In Michailidou et al.’s study24, the G (minor allele) in relative to T (major allele) is a relative “protective” risk against breast cancer (OR = 0.96, 95% CI = 0.94–0.98). However, we did observe the significant role of the same SNP on prognosis of TNBC. There might be multiple reasons. First of all, the purpose of our study is to identify prognostic markers, but the GWAS study was aimed to identify susceptibility SNPs. As a result, the observation of different results due to different study purpose might be possible. For example, ERCC1 C118T was associated with lung cancer risk. The OR was 0.90 (95% CI = 0.81–0.99, P = 0.043) in an additive genetic model (C allele vs. T allele) and 0.77 (95% CI: 0.63–0.95, P = 0.013) in a recessive genetic model (CC/CT vs. TT)30. However, ERCC1 C118T was proved to be a risk SNP of overall survival for platinum-based chemotherapy in Asian NSCLC patients (CT + TT versus CC: HR = 1.24, 95% CI = 1.01–1.53)31.

The two SNPs examined in this study locate in AQP4 and CHST9 gene. AQP4 belongs to AQP family and functions in water maintaining and ion homeostasis32. It is located at membrane and cytoplasmic fraction and markedly decreased in tumor tissues compared to paired-adjacent tissue, thus indicating its pathogenic role during cancer development33. CHST9 belongs to the N-acetylgalactosamine 4 sulfotransferase (GalNAc4ST) family, which transfers sulfate to position 4 of nonreducing terminal GalNAc residues34. Sulfate group I carbohydrates play important roles in conferring highly specific functions on glycoproteins, glycolipids, and proteoglycans35. It plays an important role in hematologic malignancies because CHST9 copy number variants (CNV) are associated with acute myelogenous leukemia (AML)36. Additionally, CHST9 CNV and amplification are also found in the brain of schizophrenia patients and gastric cancer patients with metastatic lymph node37,38. Nevertheless, the role of CHST9 as well as its genetic variations in breast cancer, especially TNBC, has not been determined.
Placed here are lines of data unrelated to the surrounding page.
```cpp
static int static_chain_probe(const float* W16, const float* bias, float* x16, float* xs, int B, int N, int L, int nwg, void* stream_, bool resident) {
  using namespace blvm;
  using namespace blvm::pchain;
  hipStream_t s = static_cast<hipStream_t>(stream_);
  BLVM_REQUIRE(W16 && bias && x16 && xs && B > 0 && N > 0 && N % 16 == 0 && L > 0, "pchain_static_chain_probe: bad arguments");
  const int rt = (B + 15) / 16;
  const long x = (long)rt * 16 * N, sN = (long)B * N;
  Builder bld;
  bld.begin(OP_F32, L, B, 1, false, 0);
  const int nw = nwg > 0 ? nwg : range_for((N / 16) * rt, device_cus() & ~7);
  Operands o;
  o.p[LIN_A] = {x16, x}; o.p[LIN_W] = W16; o.p[LIN_BIAS] = bias; o.p[LIN_ORM] = {xs, sN}; o.p[LIN_O16] = {x16 + x, x}; o.ld[LD_OUT] = N; o.n16[N16_OUT] = N / 16;
  add_desc(bld, K_LIN, N / 16, 0, nw, N, DF_RELU, 0, L, o);
  BLVM_HIP(pchain_fill_sentinel(x16 + x, sizeof(float) * (size_t)x * L, s));
  BLVM_TRY(pchain_prepare(bld, "pchain_static_chain_probe"));
  const int rc = static_lin_chain_launch(bld.p, s, resident);
  BLVM_REQUIRE(rc != 1, "pchain_static_chain_probe: no static kernel for N = %d (256, 512) or this deal", N);
  return rc;
}
extern "C" int blvm_pchain_static_chain_probe(const float* W16, const float* bias, float* x16, float* xs, int B, int N, int L, int nwg, void* stream) {
  return static_chain_probe(W16, bias, x16, xs, B, N, L, nwg, stream, true);
}
extern "C" int blvm_pchain_static_chain_probe_fetch(const float* W16, const float* bias, float* x16, float* xs, int B, int N, int L, int nwg, void* stream) {
  return static_chain_probe(W16, bias, x16, xs, B, N, L, nwg, stream, false);
}
```

Before: 80.26 million.

## Defer epilogue argument setup to epilogue wave and write x16 before row-major

Turns the GRU, head, dz and GRU-backward tile routines into late variants. Epilogue pointer and argument structs are built lazily, and only by the first wave, inside the poll/prefetch window, so they are off the critical path. In the epilogue variants the polled x16 tile output is stored before the row-major copy, so downstream consumers see data sooner. The KL/dz terms are precomputed during the GEMM wait, and the head samples z before computing the remaining statistics. It also adds compile-time-gated timing instrumentation, and the dz maths is reordered with explicit FMAs, which may change rounding slightly.

```diff
diff --git a/benchmarking-lvms_amd/csrc/pchain.h b/benchmarking-lvms_amd/csrc/pchain.h
--- a/benchmarking-lvms_amd/csrc/pchain.h
+++ b/benchmarking-lvms_amd/csrc/pchain.h
@@ -70,11 +70,26 @@
   unsigned long long t_first = 0, t_ok = 0, t_end = 0, tp[8] = {0, 0, 0, 0, 0, 0, 0, 0};
   unsigned polls = 0;
 #endif
+#ifdef VRNN_STATIC_TPROF
+  unsigned long long vs[5] = {0, 0, 0, 0, 0}, vs_end = 0;
+  unsigned vs_polls = 0;
+  unsigned long long* vs_rec = nullptr;
+#endif
   __device__ __forceinline__ void sleep() const {
     if (nap > 8) __builtin_amdgcn_s_sleep(32);
     else __builtin_amdgcn_s_sleep(1);
   }
 };
+
+#ifdef VRNN_STATIC_TPROF
+#define VS_BEGIN(pl) do { const unsigned long long vs_t = wall_clock64(); for (int vs_i = 0; vs_i < 5; ++vs_i) (pl).vs[vs_i] = vs_t; (pl).vs_polls = 0; } while (0)
+#define VS_STAMP(pl, k) do { const unsigned long long vs_t = wall_clock64(); for (int vs_i = (k); vs_i < 5; ++vs_i) (pl).vs[vs_i] = vs_t; } while (0)
+#define VS_POLL(pl, first) do { if (first) VS_STAMP(pl, 1); ++(pl).vs_polls; } while (0)
+#else
+#define VS_BEGIN(pl) ((void)0)
+#define VS_STAMP(pl, k) ((void)0)
+#define VS_POLL(pl, first) ((void)0)
+#endif
 
 struct MapSame { static constexpr int of(int) { return 0; } static constexpr bool sum = false; };
 struct MapId { static constexpr int of(int g) { return g; } static constexpr bool sum = false; };
@@ -329,6 +344,7 @@
     for (int u = 0; u < NCH; ++u)
 #pragma unroll
       for (int g = 0; g < GA; ++g) a[g][u] = ld_sc1_x4(ar[g], aoff + 1024u * (unsigned)(u * NW));
+    VS_POLL(pl, mid_pending);
     if (mid_pending) { mid(); mid_pending = false; }
     bool bad = false;
 #pragma unroll
@@ -340,6 +356,7 @@
     pl.sleep();
   }
 multiply:
+  VS_STAMP(pl, 2);
   if constexpr (AMap::sum) {
 #pragma unroll
     for (int u = 0; u < NCH; ++u)
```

Our results show that CHST9 rs1436904 SNP significantly contributes to early-stage TNBC progression risk. Notably, our results also show that the CHST9 rs1436904 G allele is a “risk” genetic variant for outcome of TNBC patients, significantly associated with shorten DFS in TNBC patients harboring big tumors (>2 cm), without metastasis, being premenopausal at diagnosis or with vascular invasion.
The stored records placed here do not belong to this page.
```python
class CAttnProcessor2_0(nn.Module, _FusedBase):

    def __init__(self, name, hidden_size, cross_attention_dim=None):
        super().__init__()
        self.name = name
        self.hidden_size = hidden_size
        self.cross_attention_dim = cross_attention_dim
        self._plain = AttnProcessor2_0(cache_entries=4)

    fused_layernorm = True

    def __call__(self, attn, hidden_states, encoder_hidden_states=None, attention_mask=None, temb=None, scale=1.0,
                 cond_hidden_states=None, sa_hidden_states=None, imd_residual=None, imd_layernorm=None, **kwargs):
        return self._plain(attn, hidden_states, encoder_hidden_states=encoder_hidden_states, imd_residual=imd_residual,
                           imd_layernorm=imd_layernorm)


class _IPBase(nn.Module, _FusedBase, _LoraFold):

    def __init__(self, hidden_size, cross_attention_dim=None, rank=4, network_alpha=None, lora_scale=1.0, scale=1.0,
                 num_tokens=4):
        super().__init__()
        self.num_tokens = num_tokens
        self.hidden_size = hidden_size
        self.cross_attention_dim = cross_attention_dim
        self.scale = scale
        self._init_lora(hidden_size, cross_attention_dim or hidden_size, rank, network_alpha, lora_scale)
        self.to_k_ip = nn.Linear(cross_attention_dim or hidden_size, hidden_size, bias=False)
        self.to_v_ip = nn.Linear(cross_attention_dim or hidden_size, hidden_size, bias=False)
        self._kv = _TensorCache()
        self._wip = _TensorCache()
        self._s2: Dict = {}

    def _weights(self, attn, dt, dev):
        w = self._fold(attn, dev, dt)
        return w["q"], w["kv"], w["o"]

    def __call__(self, attn, hidden_states, encoder_hidden_states=None, attention_mask=None, scale=1.0, temb=None,
                 *args, imd_residual=None, **kwargs):
        if encoder_hidden_states is None:
            raise NotImplementedError(f"{type(self).__name__} is a cross-attention (attn2) processor")
        dt = _compute_dtype(attn, hidden_states, attention_mask)
        x, shape4 = _as_tokens(hidden_states, dt)
        wq, wkv, wo = self._weights(attn, dt, x.device)
        wsrc = (self.to_k_ip.weight, self.to_v_ip.weight)
        ls = float(getattr(self, "lora_scale", 0.0))
        ksrc = (encoder_hidden_states, attn.to_k.weight, attn.to_v.weight) + wsrc
        kvs = self._kv.get(ksrc, extra=(ls, x.dtype))
        if kvs is None:
            wip = self._wip.get(wsrc, extra=(x.dtype,))
            if wip is None:
                wip = self._wip.put(wsrc, torch.cat([t.detach().to(device=x.device, dtype=x.dtype) for t in wsrc], 0).contiguous(),
                                    extra=(x.dtype,))
            e = encoder_hidden_states.to(device=x.device, dtype=x.dtype)
            end = e.shape[1] - self.num_tokens
            kvs = self._kv.put(ksrc,
                               (_project_kv(e[:, :end].contiguous(), wkv, attn.heads),
                                _project_kv(e[:, end:].contiguous(), wip, attn.heads)), extra=(ls, x.dtype))
        B = x.shape[0]
        key = (B, float(self.scale), str(x.device))
        s2 = self._s2.get(key)
        if s2 is None:
            s2 = torch.full((B,), float(self.scale), dtype=torch.float32, device=x.device)
            self._s2 = {key: s2}
        bdiv = self._ehs_bdiv(B, encoder_hidden_states)
        out = _fused_attention(x, attn.heads, wq_or_qkv=wq, self_attn=False, kv1=kvs[0], kv1_bdiv=bdiv, kv2=kvs[1],
                               kv2_bdiv=bdiv, scale2=s2, wo=wo, bo=_layer_weights(attn, "bo", dt, x.device), residual=imd_residual)
        return self._finish(attn, out, imd_residual is not None, hidden_states, shape4)


class LoRAIPAttnProcessor2_0(_IPBase):
    """attention_processor.py:746-871."""


class IPAttnProcessor2_0(_IPBase):

    def __init__(self, hidden_size, cross_attention_dim=None, scale=1.0, num_tokens=4):
        nn.Module.__init__(self)
        self.num_tokens = num_tokens
        self.hidden_size = hidden_size
        self.cross_attention_dim = cross_attention_dim
        self.scale = scale
        self.to_k_ip = nn.Linear(cross_attention_dim or hidden_size, hidden_size, bias=False)
        self.to_v_ip = nn.Linear(cross_attention_dim or hidden_size, hidden_size, bias=False)
        self._kv = _TensorCache()
        self._wip = _TensorCache()
        self._s2 = {}

    def _weights(self, attn, dt, dev):
        return _layer_weights(attn, "q", dt, dev), _layer_weights(attn, "kv", dt, dev), _layer_weights(attn, "o", dt, dev)


class BaseSAttnProcessor2_0(nn.Module, _FusedBase):

    def __init__(self, name, cross_attention_dim=None):
        super().__init__()
        self.name, self.cross_attention_dim = name, cross_attention_dim
        self._plain = AttnProcessor2_0(cache_entries=4)

    def __call__(self, attn, hidden_states, encoder_hidden_states=None, attention_mask=None, temb=None, scale=1.0,
                 imd_residual=None, **kwargs):
        return self._plain(attn, hidden_states, encoder_hidden_states=encoder_hidden_states, imd_residual=imd_residual)


class SAttnProcessor2_0(nn.Module, _FusedBase):

    def __init__(self, name, hidden_size, cross_attention_dim=None):
        super().__init__()
        self.name, self.hidden_size, self.cross_attention_dim = name, hidden_size, cross_attention_dim
        self._plain = AttnProcessor2_0(cache_entries=4)
        self._garment = _TensorCache()

    def __call__(self, attn, hidden_states, encoder_hidden_states=None, attention_mask=None, temb=None, scale=1.0,
                 cond_hidden_states=None, sa_hidden_states=None, imd_residual=None, **kwargs):
        if sa_hidden_states is None or encoder_hidden_states is not None:
            return self._plain(attn, hidden_states, encoder_hidden_states=encoder_hidden_states, imd_residual=imd_residual)
        dt = _compute_dtype(attn, hidden_states, attention_mask)
        x, shape4 = _as_tokens(hidden_states, dt)
        dev, heads = x.device, attn.heads
        B, N, Cc = x.shape
        D = Cc // heads
        ref = sa_hidden_states[self.name]
        if ref.dim() != 3 or B % ref.shape[0]:
            raise ValueError(f"sa_hidden_states[{self.name!r}] must be [Bg, M, C] with Bg dividing the batch {B}, got {tuple(ref.shape)}")
        wkv = _layer_weights(attn, "kv", dt, dev)
        srcs = (ref, attn.to_k.weight, attn.to_v.weight)
        kvr = self._garment.get(srcs, extra=(dt,))
        if kvr is None:
            kvr = self._garment.put(srcs, _project_kv(ref.detach().to(device=dev, dtype=dt).contiguous(), wkv, heads), extra=(dt,))
        kx, vtx, _, _ = _project_kv(x, wkv, heads)
        M = kvr[2]
        L, LP = N + M, ops.pad64(N + M)
        dpk, dpv = ops.attn_padded_dims(D)
        k = ops.k_buffer((B, heads, L, dpk), D, dt, dev)
        vt = torch.zeros(B, heads, dpv, LP, dtype=dt, device=dev)
        rep = B // ref.shape[0]
        k[:, :, :N] = kx
        k[:, :, N:] = kvr[0].repeat_interleave(rep, 0) if rep > 1 else kvr[0]
        vt[..., :N] = vtx[..., :N]
        vt[..., N:L] = (kvr[1].repeat_interleave(rep, 0) if rep > 1 else kvr[1])[..., :M]
        out = _fused_attention(x, heads, wq_or_qkv=_layer_weights(attn, "q", dt, dev), self_attn=False, kv1=(k, vt, L, LP), kv1_bdiv=1,
                               wo=_layer_weights(attn, "o", dt, dev), bo=_layer_weights(attn, "bo", dt, dev), residual=imd_residual)
        return self._finish(attn, out, imd_residual is not None, hidden_states, shape4)


class RefCAttnProcessor2_0(nn.Module, _FusedBase, _RefMixin):

    def __init__(self, name, hidden_size, cross_attention_dim=None, scale=1.0):
        super().__init__()
        self._init_ref(name, hidden_size, None, scale)
        self.cross_attention_dim = cross_attention_dim
        self._plain = AttnProcessor2_0(cache_entries=4)
        self._text = _TensorCache()

    def __call__(self, attn, hidden_states, encoder_hidden_states=None, attention_mask=None, temb=None, scale=1.0,
                 cond_hidden_states=None, sa_hidden_states=None, sa_batch_mask=None, imd_residual=None, **kwargs):
        if sa_hidden_states is None:
            return self._plain(attn, hidden_states, encoder_hidden_states=encoder_hidden_states, imd_residual=imd_residual)
        dt = _compute_dtype(attn, hidden_states, attention_mask)
        x, shape4 = _as_tokens(hidden_states, dt)
        dev, heads = x.device, attn.heads
        ref = sa_hidden_states[self.name]
        kv2 = self._garment_kv(ref, heads, dev, dt)
        bdiv2 = self._garment_bdiv(x.shape[0], ref)
        s2 = self._branch_weights(x.shape[0], sa_batch_mask, dev)
        wo, bo = _layer_weights(attn, "o", dt, dev), _layer_weights(attn, "bo", dt, dev)
        if encoder_hidden_states is None:
            out = _fused_attention(x, heads, wq_or_qkv=_layer_weights(attn, "qkv", dt, dev), self_attn=True, kv2=kv2, kv2_bdiv=bdiv2,
                                   scale2=s2, wo=wo, bo=bo, residual=imd_residual)
        else:
            srcs = (encoder_hidden_states, attn.to_k.weight, attn.to_v.weight)
            kv = self._text.get(srcs, extra=(dt,))
            if kv is None:
                e = encoder_hidden_states.to(device=dev, dtype=dt).contiguous()
                kv = self._text.put(srcs, _project_kv(e, _layer_weights(attn, "kv", dt, dev), heads), extra=(dt,))
            out = _fused_attention(x, heads, wq_or_qkv=_layer_weights(attn, "q", dt, dev), self_attn=False, kv1=kv,
                                   kv1_bdiv=self._ehs_bdiv(x.shape[0], encoder_hidden_states), kv2=kv2, kv2_bdiv=bdiv2, scale2=s2,
                                   wo=wo, bo=bo, residual=imd_residual)
        return self._finish(attn, out, imd_residual is not None, hidden_states, shape4)
```

imagdressing_amd/csrc/capi.cpp:

```cpp
#include <atomic>
#include <mutex>
#include <stdarg.h>
#include <stdio.h>
#include <string.h>

#include "imd_kernels.h"

namespace {
thread_local char g_err[512] = "";
}

int imd_set_error(const char* fmt, ...) {
    va_list ap;
    va_start(ap, fmt);
    vsnprintf(g_err, sizeof(g_err), fmt, ap);
    va_end(ap);
    return 1;
}

int imd_check_launch(const char* what) {
    hipError_t e = hipGetLastError();
    if (e != hipSuccess) return imd_set_error("%s: launch failed: %s", what, hipGetErrorString(e));
    return 0;
}

#define IMD_REQUIRE(cond, ...) do { if (!(cond)) return imd_set_error(__VA_ARGS__); } while (0)
#define IMD_REQUIRE_SIZE(p, what) IMD_REQUIRE((p)->struct_bytes == sizeof(*(p)), \
    "%s: parameter block is %u bytes in the caller's view, this library (ABI v%d) expects %zu: the binding mirrors another version of include/imagdressing_hip.h (set struct_bytes = sizeof(struct) after zero-initialising it)", \
    what, (unsigned)(p)->struct_bytes, IMD_ABI_VERSION, sizeof(*(p)))

namespace {
struct LdsAttrEnt { const void* kern; int dev; };
constexpr int kMaxLdsAttr = 512;
LdsAttrEnt g_lds_attr[kMaxLdsAttr];
std::atomic<int> g_lds_attr_n{0};
std::mutex g_lds_attr_mu;
int g_cu8[64] = {};
}

int imd_lds_attr(const void* kern, int bytes, const char* what) {
    int dev = 0;
    if (hipGetDevice(&dev) != hipSuccess) return imd_set_error("%s: cannot identify the current device", what);
    const int n = g_lds_attr_n.load(std::memory_order_acquire);
    for (int i = 0; i < n; ++i)
        if (g_lds_attr[i].kern == kern && g_lds_attr[i].dev == dev) return 0;
    std::lock_guard<std::mutex> lock(g_lds_attr_mu);
    hipError_t e = hipFuncSetAttribute(kern, hipFuncAttributeMaxDynamicSharedMemorySize, bytes);
    if (e != hipSuccess) return imd_set_error("%s: hipFuncSetAttribute failed: %s", what, hipGetErrorString(e));
    const int m = g_lds_attr_n.load(std::memory_order_relaxed);
    if (m < kMaxLdsAttr) {
        g_lds_attr[m] = LdsAttrEnt{kern, dev};
        g_lds_attr_n.store(m + 1, std::memory_order_release);
    }
    return 0;
}

int imd_cu_count8() {
    int dev = 0;
    if (hipGetDevice(&dev) != hipSuccess || dev < 0 || dev >= 64) return -1;
    if (g_cu8[dev] == 0) {
        int cus = 0;
        if (hipDeviceGetAttribute(&cus, hipDeviceAttributeMultiprocessorCount, dev) != hipSuccess) return -1;
        g_cu8[dev] = cus / 8 * 8 < 8 ? 8 : cus / 8 * 8;
    }
    return g_cu8[dev];
}

extern "C" {

int imd_abi_version(void) { return IMD_ABI_VERSION; }
const char* imd_last_error(void) { return g_err; }

int imd_device_check(int device) {
    hipDeviceProp_t prop;
    hipError_t e = hipGetDeviceProperties(&prop, device);
    if (e != hipSuccess) return imd_set_error("device_check: hipGetDeviceProperties(%d) failed: %s", device, hipGetErrorString(e));
    if (strncmp(prop.gcnArchName, "gfx950", 6) != 0)
        return imd_set_error("device_check: device %d is %s; this library is built for gfx950 (MI355X) only", device, prop.gcnArchName);
    return 0;
}
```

In all, to the best of our knowledge, our study for the first time identified an inherited variation in CHST9 which was significantly associated with DFS of TNBC patients, especially in TNBC patients harboring big tumors, without lymph-node metastasis, being premenopausal at diagnosis or with vascular invasion. Our findings might have potential clinical implications on precision treatment of TNBC, and eventually affect the therapeutic efficacy.

Ethical approval

All procedures performed in studies involving human participants were in accordance with the ethical standards of the institutional and/or national research committee and with the 1964 Helsinki declaration and its later amendments or comparable ethical standards.